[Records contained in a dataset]
+    if (!shard) launch_stage_kernel<constraint_stage_kernel<STAGE, MINB, kExt, kContacts>>(work_count, launch_flags, s, records, ref_rows, work_count, B, fp, flags);
+    else if constexpr (STAGE != kStageIncremental && !kContacts)
         launch_stage_kernel<constraint_stage_kernel_sharded<STAGE, MINB, kExt>>(work_count, launch_flags, s, records, ref_rows, work_count, B, fp, flags, shard->peers, shard->peer_delta,
                                                                                shard->stage);
 }
-template <int STAGE, int MINB>
+template <int STAGE, int MINB, bool kContacts>
 static void launch_stage_variant(const WorkRecord* records, const int32_t* ref_rows, int work_count, const BodyBuffers& B, const FrameParams* fp, int launch_flags, const ShardLaunch* shard,
                                  cudaStream_t s) {
     if constexpr (STAGE == kStageWarmStartFirst || STAGE == kStageWarmStart) {
-        if (launch_flags & bepucuda::kLaunchIntegratorExtensions) return launch_stage_instance<STAGE, MINB, true>(records, ref_rows, work_count, B, fp, launch_flags, shard, s);
+        if (launch_flags & bepucuda::kLaunchIntegratorExtensions) return launch_stage_instance<STAGE, MINB, true, kContacts>(records, ref_rows, work_count, B, fp, launch_flags, shard, s);
     }
-    launch_stage_instance<STAGE, MINB, false>(records, ref_rows, work_count, B, fp, launch_flags, shard, s);
+    launch_stage_instance<STAGE, MINB, false, kContacts>(records, ref_rows, work_count, B, fp, launch_flags, shard, s);
 }
 template <int STAGE>
 static void launch_stage_t(const WorkRecord* records, const int32_t* ref_rows, int work_count, const BodyBuffers& B, const FrameParams* fp, int launch_flags, const ShardLaunch* shard, cudaStream_t s) {
     if constexpr (STAGE != kStageIncremental) {
-        if (work_count >= kDeepBatchBundles) return launch_stage_variant<STAGE, BEPU_DEEP_MINB>(records, ref_rows, work_count, B, fp, launch_flags, shard, s);
+        if (work_count >= kDeepBatchBundles) return launch_stage_variant<STAGE, BEPU_DEEP_MINB, false>(records, ref_rows, work_count, B, fp, launch_flags, shard, s);
+        if (!shard && (launch_flags & bepucuda::kLaunchContactsOnly))
+            return launch_stage_variant<STAGE, STAGE == kStageSolve ? BEPU_CONTACT_SOLVE_MINB : BEPU_CONTACT_MINB, true>(records, ref_rows, work_count, B, fp, launch_flags, shard, s);
     }
-    launch_stage_variant<STAGE, 1>(records, ref_rows, work_count, B, fp, launch_flags, shard, s);
+    launch_stage_variant<STAGE, 1, false>(records, ref_rows, work_count, B, fp, launch_flags, shard, s);
 }
 
 #if BEPU_UNIT == 0
diff --git a/bepuphysics2_b200/csrc/bepu_solver_kernels.cuh b/bepuphysics2_b200/csrc/bepu_solver_kernels.cuh
--- a/bepuphysics2_b200/csrc/bepu_solver_kernels.cuh
+++ b/bepuphysics2_b200/csrc/bepu_solver_kernels.cuh
@@ -67,13 +67,26 @@
                                          attractorDt);
 }
 
+struct EarlyBodies {
+    uint32_t slots;
+    Inertia inertia[2];
+    V3 pos[2];
+    Q4 q[2];
+};
+
 template <int STAGE, bool NeedsPose, bool kExt>
-BEPU_DI void warm_start_body(uint32_t enc, const BodyBuffers& B, const FrameParams& fp, BodyState& b, Velocity& v) {
+BEPU_DI void warm_start_body(uint32_t enc, const BodyBuffers& B, const FrameParams& fp, bool early_slot, const EarlyBodies& early, int s, BodyState& b, Velocity& v) {
     const uint32_t idx = enc & kRefIndexMask;
     if (enc & kRefIntegrateBit) {
         Inertia local;
-        load_inertia(B.inertia_local, idx, local);
-        load_pose(B.pose, idx, b.pos, b.q);
+        if (early_slot) {
+            local = early.inertia[s];
+            b.pos = early.pos[s];
+            b.q = early.q[s];
+        } else {
+            load_inertia(B.inertia_local, idx, local);
+            load_pose(B.pose, idx, b.pos, b.q);
+        }
         b.inertia.inv_mass = local.inv_mass;
         if (STAGE == kStageWarmStart) {
             b.pos = b.pos + v.lin * fp.dt;
@@ -110,9 +123,9 @@
     }
 }
 template <int STAGE, bool NeedsPose, bool kExt>
-BEPU_DI void gather_for_warm_start(uint32_t enc, const BodyBuffers& B, const FrameParams& fp, BodyState& b, Velocity& v) {
+BEPU_DI void gather_for_warm_start(uint32_t enc, const BodyBuffers& B, const FrameParams& fp, bool early_slot, const EarlyBodies& early, int s, BodyState& b, Velocity& v) {
     load_velocity(B.velocity, enc & kRefIndexMask, v);
-    warm_start_body<STAGE, NeedsPose, kExt>(enc, B, fp, b, v);
+    warm_start_body<STAGE, NeedsPose, kExt>(enc, B, fp, early_slot, early, s, b, v);
 }
 
 template <class T, class PR, class AR> BEPU_DI void call_warm_start(const BodyState* b, PR p, AR a, Velocity* v) {
@@ -147,8 +160,8 @@
     }
 }
 template <class T, int STAGE, bool kSharded, bool kExt, class PR, class AR>
-BEPU_DI void run_lane(const int32_t* refs, PR p, AR a, float* p_rw, uint32_t enc0, uint32_t enc1, const BodyBuffers& B, const FrameParams& fp, const ShardPeers* peers = nullptr,
-                      long long peer_delta = 0) {
+BEPU_DI void run_lane(const int32_t* refs, PR p, AR a, float* p_rw, uint32_t enc0, uint32_t enc1, const BodyBuffers& B, const FrameParams& fp, const EarlyBodies& early,
+                      const ShardPeers* peers = nullptr, long long peer_delta = 0) {
     constexpr int NB = T::kBodies;
     uint32_t enc[NB];
     enc[0] = enc0;
@@ -172,8 +185,13 @@
         for (int s = 0; s < NB; ++s) {
             const uint32_t idx = enc[s] & kRefIndexMask;
             load_velocity(B.velocity, idx, v[s]);
-            load_inertia(B.inertia_world, idx, b[s].inertia);
-            if (T::kNeedsPose) load_pose(B.pose, idx, b[s].pos, b[s].q);
+            if (s < 2 && (early.slots >> s & 1u)) {
+                b[s].inertia = early.inertia[s & 1];
+                if (T::kNeedsPose) b[s].pos = early.pos[s & 1], b[s].q = early.q[s & 1];
+            } else {
+                load_inertia(B.inertia_world, idx, b[s].inertia);
+                if (T::kNeedsPose) load_pose(B.pose, idx, b[s].pos, b[s].q);
+            }
         }
         rows_ready(p);
         call_solve<T>(b, fp.dt, fp.inverse_dt, p, a, v);
@@ -188,7 +206,7 @@
             }
     } else {
 #pragma unroll
-        for (int s = 0; s < NB; ++s) gather_for_warm_start<STAGE, T::kNeedsPose, kExt>(enc[s], B, fp, b[s], v[s]);
+        for (int s = 0; s < NB; ++s) gather_for_warm_start<STAGE, T::kNeedsPose, kExt>(enc[s], B, fp, s < 2 && (early.slots >> s & 1u), early, s & 1, b[s], v[s]);
         rows_ready(p);
         call_warm_start<T>(b, p, a, v);
 #pragma unroll
@@ -210,10 +228,6 @@
             }
     }
 }
-template <class T, int STAGE, class PR, class AR>
-BEPU_DI void run_lane(const int32_t* refs, PR p, AR a, float* p_rw, uint32_t enc0, uint32_t enc1, const BodyBuffers& B, const FrameParams& fp) {
-    run_lane<T, STAGE, false, false>(refs, p, a, p_rw, enc0, enc1, B, fp);
-}
 
 BEPU_DI int4 ldg_nc_v4(const void* p) {
     int4 v;
@@ -237,38 +251,42 @@
     X(8, NonconvexOneBody<2>) X(9, NonconvexOneBody<3>) X(10, NonconvexOneBody<4>)                                                \
     X(15, NonconvexTwoBody<2>) X(16, NonconvexTwoBody<3>) X(17, NonconvexTwoBody<4>)
 
-template <int STAGE, bool kSharded, bool kExt, class PR, class AR>
-BEPU_DI void run_bundle_rows(const WorkRecord& rec, int lane, PR p, AR a, uint32_t enc0, uint32_t enc1, const BodyBuffers& B, const FrameParams& fp, const ShardPeers* peers = nullptr,
-                             long long peer_delta = 0) {
+template <int STAGE, bool kSharded, bool kExt, bool kContacts, class PR, class AR>
+BEPU_DI void run_bundle_rows(const WorkRecord& rec, int lane, PR p, AR a, uint32_t enc0, uint32_t enc1, const BodyBuffers& B, const FrameParams& fp, const EarlyBodies& early,
+                             const ShardPeers* peers = nullptr, long long peer_delta = 0) {
     const int32_t* refs = rec.refs + lane;
     float* p_rw = rec.prestep + lane;
-    switch (rec.type_id) {
 #define BEPU_CASE(ID, T) \
-    case ID: run_lane<T, STAGE, kSharded, kExt>(refs, p, a, p_rw, enc0, enc1, B, fp, peers, peer_delta); break;
-        BEPU_CONTACT_TYPES(BEPU_CASE)
-        BEPU_JOINT_TYPES(BEPU_CASE)
-        BEPU_JOINT_TYPES_MORE(BEPU_CASE)
+    case ID: run_lane<T, STAGE, kSharded, kExt>(refs, p, a, p_rw, enc0, enc1, B, fp, early, peers, peer_delta); break;
+    if constexpr (kContacts) {
+        switch (rec.type_id) {
+            BEPU_CONTACT_TYPES(BEPU_CASE)
+            default: break;
+        }
+    } else {
+        switch (rec.type_id) {
+            BEPU_CONTACT_TYPES(BEPU_CASE)
+            BEPU_JOINT_TYPES(BEPU_CASE)
+            BEPU_JOINT_TYPES_MORE(BEPU_CASE)
+            default: break;
+        }
+    }
 #undef BEPU_CASE
-        default: break;
-    }
-}
-template <int STAGE, class PR, class AR>
-BEPU_DI void run_bundle_rows(const WorkRecord& rec, int lane, PR p, AR a, uint32_t enc0, uint32_t enc1, const BodyBuffers& B, const FrameParams& fp) {
-    run_bundle_rows<STAGE, false, false>(rec, lane, p, a, enc0, enc1, B, fp);
 }
 template <int STAGE>
 BEPU_DI void run_bundle(const WorkRecord& rec, int lane, uint32_t enc0, uint32_t enc1, const BodyBuffers& B, const FrameParams& fp) {
-    run_bundle_rows<STAGE>(rec, lane, GlobalRows{rec.prestep + lane}, GlobalAcc{rec.impulses + lane}, enc0, enc1, B, fp);
+    run_bundle_rows<STAGE, false, false, false>(rec, lane, GlobalRows{rec.prestep + lane}, GlobalAcc{rec.impulses + lane}, enc0, enc1, B, fp, EarlyBodies{});
 }
 template <int STAGE> BEPU_DI void run_bundle(const WorkRecord& rec, int lane, const BodyBuffers& B, const FrameParams& fp) {
     const uint32_t enc0 = ldg_nc_u32(rec.refs + lane), enc1 = ldg_nc_u32(rec.refs + kLanes + lane);
     run_bundle<STAGE>(rec, lane, enc0, enc1, B, fp);
 }
 
-struct StageRowCounts { uint8_t prestep[64], impulses[64]; };
+struct StageRowCounts { uint8_t prestep[64], impulses[64], bodies[64], needs_pose[64]; };
 __host__ __device__ constexpr StageRowCounts make_stage_row_counts() {
     StageRowCounts c{};
-#define BEPU_ROWS(ID, T) c.prestep[ID] = (uint8_t)T::kPrestepRows; c.impulses[ID] = (uint8_t)T::kImpulseRows;
+#define BEPU_ROWS(ID, T) \
+    c.prestep[ID] = (uint8_t)T::kPrestepRows; c.impulses[ID] = (uint8_t)T::kImpulseRows; c.bodies[ID] = (uint8_t)T::kBodies; c.needs_pose[ID] = T::kNeedsPose ? 1 : 0;
     BEPU_CONTACT_TYPES(BEPU_ROWS)
     BEPU_JOINT_TYPES(BEPU_ROWS)
     BEPU_JOINT_TYPES_MORE(BEPU_ROWS)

- Your objective: Reproduce the lines from the one containing "run_bundle<STAGE>(rec, lane, enc0, enc1, B, fp);" to the end of the entries, keeping both ends and adding nothing.

- Finished task:
     run_bundle<STAGE>(rec, lane, enc0, enc1, B, fp);
 }
 
-struct StageRowCounts { uint8_t prestep[64], impulses[64]; };
+struct StageRowCounts { uint8_t prestep[64], impulses[64], bodies[64], needs_pose[64]; };
 __host__ __device__ constexpr StageRowCounts make_stage_row_counts() {
     StageRowCounts c{};
-#define BEPU_ROWS(ID, T) c.prestep[ID] = (uint8_t)T::kPrestepRows; c.impulses[ID] = (uint8_t)T::kImpulseRows;
+#define BEPU_ROWS(ID, T) \
+    c.prestep[ID] = (uint8_t)T::kPrestepRows; c.impulses[ID] = (uint8_t)T::kImpulseRows; c.bodies[ID] = (uint8_t)T::kBodies; c.needs_pose[ID] = T::kNeedsPose ? 1 : 0;
     BEPU_CONTACT_TYPES(BEPU_ROWS)
     BEPU_JOINT_TYPES(BEPU_ROWS)
     BEPU_JOINT_TYPES_MORE(BEPU_ROWS)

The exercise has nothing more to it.